# Here we go again



## collectorden (Jun 2, 2011)

*Concealed Carry Licenses Soon for All of Our Troops*


*Florida (March 15th, 2012)* Qualified to Defend Our Nation Overseas = Qualified to Defend Yourself and Your Family at Home.
Concealed Carry for Military & Vets Under 21 Has Passed the FL House and Senate Unanimously!
HB 463 & SB 998 

HOWEVER these bills have been amended to change
790.15 Discharging firearm in public 
to
790.15 Discharging firearm in public or on residential property.

(1) Except as provided in subsection (2) or subsection (3),
10 any person who knowingly discharges a firearm in any public
11 place or on the right-of-way of any paved public road, highway,
12 or street or whosoever knowingly discharges any firearm over the
13 right-of-way of any paved public road, highway, or street or
14 over any occupied premises or who recklessly or negligently
 15 discharges a firearm outdoors on any property used primarily as
 16 the site of a dwelling as defined in s. 776.013 or zoned
 17 exclusively for residential use is guilty of a misdemeanor of
18 the first degree


----------



## Capt Ron (Aug 12, 2008)

Aprils Fools?????
I hope they require actual training this time!

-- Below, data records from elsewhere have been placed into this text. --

# DerekGloudemans/3D-playground

Hardware: AMD Instinct MI355X
Metric: training images/sec at 1920x1080, ResNet-50 3D-RetinaNet (higher is better)
Workload: dtype f32; 1 GPU; resnet50 directional 3D-RetinaNet, 1920x1080 synthetic frames, batch 8 per GPU, 10 GT boxes/image, fp32, fwd+loss+bwd+clip+Adam (BASELINE configs[1]); global_batch=8, parallelism=dp1

## Files before the change

### 3d-playground_amd/csrc/conv_wino.hip

```cpp
#include "common.h"
#include "mfma_split.h"

__device__ __forceinline__ float4 f4(float s) { return make_float4(s, s, s, s); }
typedef float nt_f4 __attribute__((ext_vector_type(4)));
__device__ __forceinline__ float4 ld_stream(const float *p) {
    const nt_f4 v = __builtin_nontemporal_load(reinterpret_cast<const nt_f4 *>(p));
    return make_float4(v.x, v.y, v.z, v.w);
}
__device__ __forceinline__ void st_stream(float *p, float4 v) { *reinterpret_cast<float4 *>(p) = v; }
__device__ __forceinline__ float4 operator+(float4 a, float4 b) { return make_float4(a.x + b.x, a.y + b.y, a.z + b.z, a.w + b.w); }
__device__ __forceinline__ float4 operator-(float4 a, float4 b) { return make_float4(a.x - b.x, a.y - b.y, a.z - b.z, a.w - b.w); }
__device__ __forceinline__ float4 operator*(float s, float4 a) { return make_float4(s * a.x, s * a.y, s * a.z, s * a.w); }

__device__ __forceinline__ void bt6(const float4 d[6], float4 o[6]) {
    o[0] = 4.f * d[0] - 5.f * d[2] + d[4];
    o[1] = d[3] + d[4] - 4.f * (d[1] + d[2]);
    o[2] = 4.f * (d[1] - d[2]) - d[3] + d[4];
    o[3] = 2.f * (d[3] - d[1]) - d[2] + d[4];
    o[4] = 2.f * (d[1] - d[3]) - d[2] + d[4];
    o[5] = 4.f * d[1] - 5.f * d[3] + d[5];
}
__device__ __forceinline__ void at6(const float4 m[6], float4 o[4]) {
    const float4 s12 = m[1] + m[2], d12 = m[1] - m[2], s34 = m[3] + m[4], d34 = m[3] - m[4];
    o[0] = m[0] + s12 + s34;
// ... 16 lines not shown
    unsigned *amax[RN_MAX_GROUP];
};

#define WINO_GAIN_BT 7
#define WINO_GAIN_A 8
__device__ __forceinline__ void wino_tensor_word(const WinoTable &g, unsigned *tensor_amax, int gain) {
    if (tensor_amax == nullptr || blockIdx.x != 0 || threadIdx.x >= 64) return;
    int e = 0;
#pragma unroll
    for (int i = 0; i < RN_MAX_GROUP; ++i)
        if (i < g.n && g.amax[i] != nullptr) { const int ei = rn_amax_exp_all(g.amax[i], g.p[i].N); e = ei > e ? ei : e; }
    if (threadIdx.x == 0) atomicMax(tensor_amax, rn_amax_word_of_exp(e, gain));
}
__device__ __forceinline__ int wino_locate(const WinoTable &g, int64_t gt, int64_t &local) {
    int q = 0;
#pragma unroll
    for (int i = 0; i < RN_MAX_GROUP - 1; ++i) q += (i + 1 < g.n && gt >= g.tile_end[i]) ? 1 : 0;
    int64_t first = 0;
#pragma unroll
    for (int i = 1; i < RN_MAX_GROUP; ++i)
        if (q == i) first = g.tile_end[i - 1];
    local = gt - first;
    return q;
}

#define WINO_SELECT(q, g, pr, EXTRA)                          \
    WinoProblem pr = g.p[0];                                   \
    _Pragma("unroll") for (int i_ = 1; i_ < RN_MAX_GROUP; ++i_) \
        if (q == i_) { pr = g.p[i_]; EXTRA }

__global__ __launch_bounds__(256) void wino_in_kernel(const WinoTable g, float *__restrict__ V, int C, int64_t t0, int64_t Tpad,
                                                      unsigned *__restrict__ row_amax, unsigned *__restrict__ tensor_amax) {
    wino_tensor_word(g, tensor_amax, WINO_GAIN_BT);
    const int cq = C >> 2;
    const int64_t id = (int64_t)xcd_remap(blockIdx.x, gridDim.x) * 256 + threadIdx.x;
    const int64_t gt_raw = id / cq, t_last = g.tile_end[g.n - 1];
    const int64_t gt = gt_raw < t_last ? gt_raw : t_last - 1;
    const int c4 = (int)(id - gt_raw * cq) * 4;
    int64_t tile;
    const int q = wino_locate(g, gt, tile);
    const float *x = g.src[0];
    const unsigned *xw = g.amax[0];
    WINO_SELECT(q, g, pr, x = g.src[i_]; xw = g.amax[i_];)
    const int H = pr.H, W = pr.W, TW = pr.TW;
    const int n = (int)(tile / (pr.TH * TW));
    const int r = (int)(tile - (int64_t)n * pr.TH * TW);
    const int th = r / TW, tw = r - th * TW;
    const int h0 = 4 * th - 1, w0 = 4 * tw - 1;
    const float *xb = x + (int64_t)n * H * W * C + c4;
    if (row_amax != nullptr) {
        const int e_img = rn_amax_exp_lanes(xw != nullptr ? reinterpret_cast<const unsigned char *>(xw) + (int64_t)n * RN_AMAX_BYTES : nullptr);
        if (gt_raw < t_last && c4 == 0) row_amax[t0 + gt] = rn_amax_word_of_exp(e_img, WINO_GAIN_BT);
    }
    if (gt_raw >= t_last) return;
    float4 t[6][6];
#pragma unroll
    for (int j = 0; j < 6; ++j) {
        float4 d[6], o[6];
        const int w = w0 + j;
#pragma unroll
        for (int i = 0; i < 6; ++i) {
            const int h = h0 + i;
#ifdef RN_WINO_ABL
            const bool ok = (unsigned)h < (unsigned)H && (unsigned)w < (unsigned)W && i >= 1 && i <= 4 && j >= 1 && j <= 4;
#else
            const bool ok = (unsigned)h < (unsigned)H && (unsigned)w < (unsigned)W;
#endif
            d[i] = ok ? *reinterpret_cast<const float4 *>(xb + ((int64_t)h * W + w) * C) : f4(0.f);
        }
        bt6(d, o);
#pragma unroll
        for (int i = 0; i < 6; ++i) t[i][j] = o[i];
    }
    float *vb = V + (t0 + gt) * C + c4;
#pragma unroll
    for (int i = 0; i < 6; ++i) {
        float4 o[6];
        bt6(t[i], o);
#pragma unroll
        for (int j = 0; j < 6; ++j) st_stream(vb + (int64_t)(i * 6 + j) * Tpad * C, o[j]);
    }
}
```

What does zoned* exclusively* for residential use mean? Some lawyer help needed here.
How will effect Doc in Gulf Breeze and his gun range?


----------



## collectorden (Jun 2, 2011)

http://flsenate.gov/Session/Bill/2012/0998

orig bill:
http://flsenate.gov/Session/Bill/2012/0998/BillText/Filed/HTML

ammendment as adopted:
http://flsenate.gov/Session/Bill/2012/0998/Amendment/372506/HTML

From s. 776.013:
(5) As used in this section, the term a) “Dwelling” means a building or conveyance of any kind, including any attached porch, whether the building or conveyance is temporary or permanent, mobile or immobile, which has a roof over it, including a tent, and is designed to be occupied by people lodging therein at night.
(b) “Residence” means a dwelling in which a person resides either temporarily or permanently or is visiting as an invited guest.


----------



## Gravity3694 (May 10, 2011)

I can easily see, "recklessly or negligently" easily being abused.


----------



## bigbulls (Mar 12, 2008)

Good news, it's a long time coming.



> I can easily see, "recklessly or negligently" easily being abused.


Ditto. Depending on the responding officer or prosecuting attorney. This needs to be defined as it pertains to this law.


----------



## stringle (Oct 3, 2007)

Ron, I know the Army, Marines and AF have firearms training...never heard about the Navy!!:devil2: (I kid, I kid!)

Vickie


----------